### What is being asked
In the records, find every line with the word "POINTER" and copy it out.

Recorded data below:

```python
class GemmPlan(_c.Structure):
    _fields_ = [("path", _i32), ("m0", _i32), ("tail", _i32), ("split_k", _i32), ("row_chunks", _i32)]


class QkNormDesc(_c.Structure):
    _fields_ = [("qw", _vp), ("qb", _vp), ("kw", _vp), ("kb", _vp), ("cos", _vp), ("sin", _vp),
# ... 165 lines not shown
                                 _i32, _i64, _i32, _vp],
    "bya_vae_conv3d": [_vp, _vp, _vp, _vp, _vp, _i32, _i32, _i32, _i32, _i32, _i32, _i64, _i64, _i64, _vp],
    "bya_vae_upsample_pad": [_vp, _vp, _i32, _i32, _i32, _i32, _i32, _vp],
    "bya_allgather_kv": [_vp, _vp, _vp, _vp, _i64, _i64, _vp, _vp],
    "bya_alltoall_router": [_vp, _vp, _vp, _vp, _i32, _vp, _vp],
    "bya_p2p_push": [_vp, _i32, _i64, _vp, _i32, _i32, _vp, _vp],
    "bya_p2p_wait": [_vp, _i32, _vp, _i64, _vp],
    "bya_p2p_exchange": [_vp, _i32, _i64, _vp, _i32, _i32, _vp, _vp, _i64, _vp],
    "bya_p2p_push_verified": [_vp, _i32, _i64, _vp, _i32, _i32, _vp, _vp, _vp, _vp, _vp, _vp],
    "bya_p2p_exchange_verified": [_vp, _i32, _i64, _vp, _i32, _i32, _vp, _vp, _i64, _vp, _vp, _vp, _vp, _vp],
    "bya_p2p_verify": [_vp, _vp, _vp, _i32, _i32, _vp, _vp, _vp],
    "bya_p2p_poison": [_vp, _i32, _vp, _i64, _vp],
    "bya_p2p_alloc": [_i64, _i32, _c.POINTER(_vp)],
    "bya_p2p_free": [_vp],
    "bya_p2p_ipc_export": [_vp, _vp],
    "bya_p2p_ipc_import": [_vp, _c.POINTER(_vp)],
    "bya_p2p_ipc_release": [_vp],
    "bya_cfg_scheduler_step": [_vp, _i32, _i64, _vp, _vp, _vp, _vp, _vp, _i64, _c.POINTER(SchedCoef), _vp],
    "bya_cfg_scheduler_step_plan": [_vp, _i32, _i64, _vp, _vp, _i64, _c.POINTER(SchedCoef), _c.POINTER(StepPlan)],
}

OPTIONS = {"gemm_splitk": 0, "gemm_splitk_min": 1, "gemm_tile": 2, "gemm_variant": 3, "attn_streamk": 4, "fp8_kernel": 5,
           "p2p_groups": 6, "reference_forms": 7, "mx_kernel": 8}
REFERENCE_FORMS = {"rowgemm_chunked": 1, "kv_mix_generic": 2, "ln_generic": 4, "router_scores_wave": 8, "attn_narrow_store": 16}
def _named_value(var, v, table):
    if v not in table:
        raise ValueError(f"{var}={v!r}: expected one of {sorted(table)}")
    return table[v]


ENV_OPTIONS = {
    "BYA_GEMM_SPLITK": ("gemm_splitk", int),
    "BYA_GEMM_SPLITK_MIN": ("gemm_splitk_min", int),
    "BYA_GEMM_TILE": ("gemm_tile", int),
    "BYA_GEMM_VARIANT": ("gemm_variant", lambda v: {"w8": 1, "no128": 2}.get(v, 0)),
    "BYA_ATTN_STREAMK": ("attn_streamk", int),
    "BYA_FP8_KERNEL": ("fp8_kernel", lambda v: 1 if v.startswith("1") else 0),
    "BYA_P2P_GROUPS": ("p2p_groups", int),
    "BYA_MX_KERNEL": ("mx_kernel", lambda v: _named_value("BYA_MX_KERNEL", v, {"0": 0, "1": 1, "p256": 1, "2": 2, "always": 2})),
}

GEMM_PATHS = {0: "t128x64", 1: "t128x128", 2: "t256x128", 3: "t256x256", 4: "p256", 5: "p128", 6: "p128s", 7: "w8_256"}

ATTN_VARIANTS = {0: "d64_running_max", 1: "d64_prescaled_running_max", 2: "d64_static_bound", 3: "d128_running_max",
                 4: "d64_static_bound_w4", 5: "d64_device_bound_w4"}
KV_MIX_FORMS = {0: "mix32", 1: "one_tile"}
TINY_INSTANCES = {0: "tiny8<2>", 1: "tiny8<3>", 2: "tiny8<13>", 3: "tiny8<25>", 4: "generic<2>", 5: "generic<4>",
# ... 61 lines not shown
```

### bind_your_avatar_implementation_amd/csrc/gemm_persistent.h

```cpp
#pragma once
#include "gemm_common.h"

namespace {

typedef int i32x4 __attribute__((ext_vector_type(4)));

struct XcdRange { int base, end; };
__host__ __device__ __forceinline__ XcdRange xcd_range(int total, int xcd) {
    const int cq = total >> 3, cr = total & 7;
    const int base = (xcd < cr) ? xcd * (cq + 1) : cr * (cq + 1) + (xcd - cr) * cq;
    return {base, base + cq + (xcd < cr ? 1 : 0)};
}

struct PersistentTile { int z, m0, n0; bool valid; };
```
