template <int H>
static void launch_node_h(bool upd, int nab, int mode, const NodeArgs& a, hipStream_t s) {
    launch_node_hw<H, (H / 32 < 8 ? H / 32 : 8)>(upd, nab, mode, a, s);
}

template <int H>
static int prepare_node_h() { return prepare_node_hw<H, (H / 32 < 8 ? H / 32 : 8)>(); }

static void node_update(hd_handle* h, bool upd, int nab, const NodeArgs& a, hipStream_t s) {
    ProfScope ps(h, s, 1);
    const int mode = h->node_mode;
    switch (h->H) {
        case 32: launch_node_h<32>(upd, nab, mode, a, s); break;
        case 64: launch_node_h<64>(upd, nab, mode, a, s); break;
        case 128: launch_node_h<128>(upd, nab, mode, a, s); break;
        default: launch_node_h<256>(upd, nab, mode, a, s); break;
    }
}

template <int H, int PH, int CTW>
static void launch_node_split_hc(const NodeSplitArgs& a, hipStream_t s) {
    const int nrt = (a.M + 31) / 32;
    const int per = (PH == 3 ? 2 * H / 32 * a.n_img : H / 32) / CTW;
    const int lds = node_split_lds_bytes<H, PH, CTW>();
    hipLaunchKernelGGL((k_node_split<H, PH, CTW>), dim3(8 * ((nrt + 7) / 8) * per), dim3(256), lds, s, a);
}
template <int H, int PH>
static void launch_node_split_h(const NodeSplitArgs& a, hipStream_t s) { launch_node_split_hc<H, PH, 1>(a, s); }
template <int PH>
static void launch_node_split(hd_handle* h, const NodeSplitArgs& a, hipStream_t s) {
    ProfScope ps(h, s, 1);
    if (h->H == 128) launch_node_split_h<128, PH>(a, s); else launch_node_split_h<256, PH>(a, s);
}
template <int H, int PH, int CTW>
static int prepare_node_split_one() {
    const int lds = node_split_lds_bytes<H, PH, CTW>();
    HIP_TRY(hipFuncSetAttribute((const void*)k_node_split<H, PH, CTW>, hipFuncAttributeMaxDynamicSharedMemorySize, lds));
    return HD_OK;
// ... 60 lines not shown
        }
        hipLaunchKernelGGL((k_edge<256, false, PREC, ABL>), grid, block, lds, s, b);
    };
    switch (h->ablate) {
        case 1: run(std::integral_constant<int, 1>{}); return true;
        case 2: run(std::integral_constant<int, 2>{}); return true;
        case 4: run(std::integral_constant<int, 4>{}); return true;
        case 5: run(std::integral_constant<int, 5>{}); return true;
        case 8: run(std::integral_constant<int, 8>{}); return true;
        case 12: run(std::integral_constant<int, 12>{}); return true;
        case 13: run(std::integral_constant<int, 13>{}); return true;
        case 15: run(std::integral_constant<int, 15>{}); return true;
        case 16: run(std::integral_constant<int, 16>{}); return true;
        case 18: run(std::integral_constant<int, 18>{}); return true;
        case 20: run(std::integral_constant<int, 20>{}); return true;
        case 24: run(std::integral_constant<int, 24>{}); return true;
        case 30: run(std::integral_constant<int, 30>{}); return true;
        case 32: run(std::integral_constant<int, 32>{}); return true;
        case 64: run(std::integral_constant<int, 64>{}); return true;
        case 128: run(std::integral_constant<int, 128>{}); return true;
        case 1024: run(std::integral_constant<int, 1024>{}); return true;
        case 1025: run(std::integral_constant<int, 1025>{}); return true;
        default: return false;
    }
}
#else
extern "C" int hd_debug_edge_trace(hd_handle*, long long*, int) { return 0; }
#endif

End of Recorded data.

### Exercise output
    "bya_p2p_alloc": [_i64, _i32, _c.POINTER(_vp)],
    "bya_p2p_ipc_import": [_vp, _c.POINTER(_vp)],
    "bya_cfg_scheduler_step": [_vp, _i32, _i64, _vp, _vp, _vp, _vp, _vp, _i64, _c.POINTER(SchedCoef), _vp],
    "bya_cfg_scheduler_step_plan": [_vp, _i32, _i64, _vp, _vp, _i64, _c.POINTER(SchedCoef), _c.POINTER(StepPlan)],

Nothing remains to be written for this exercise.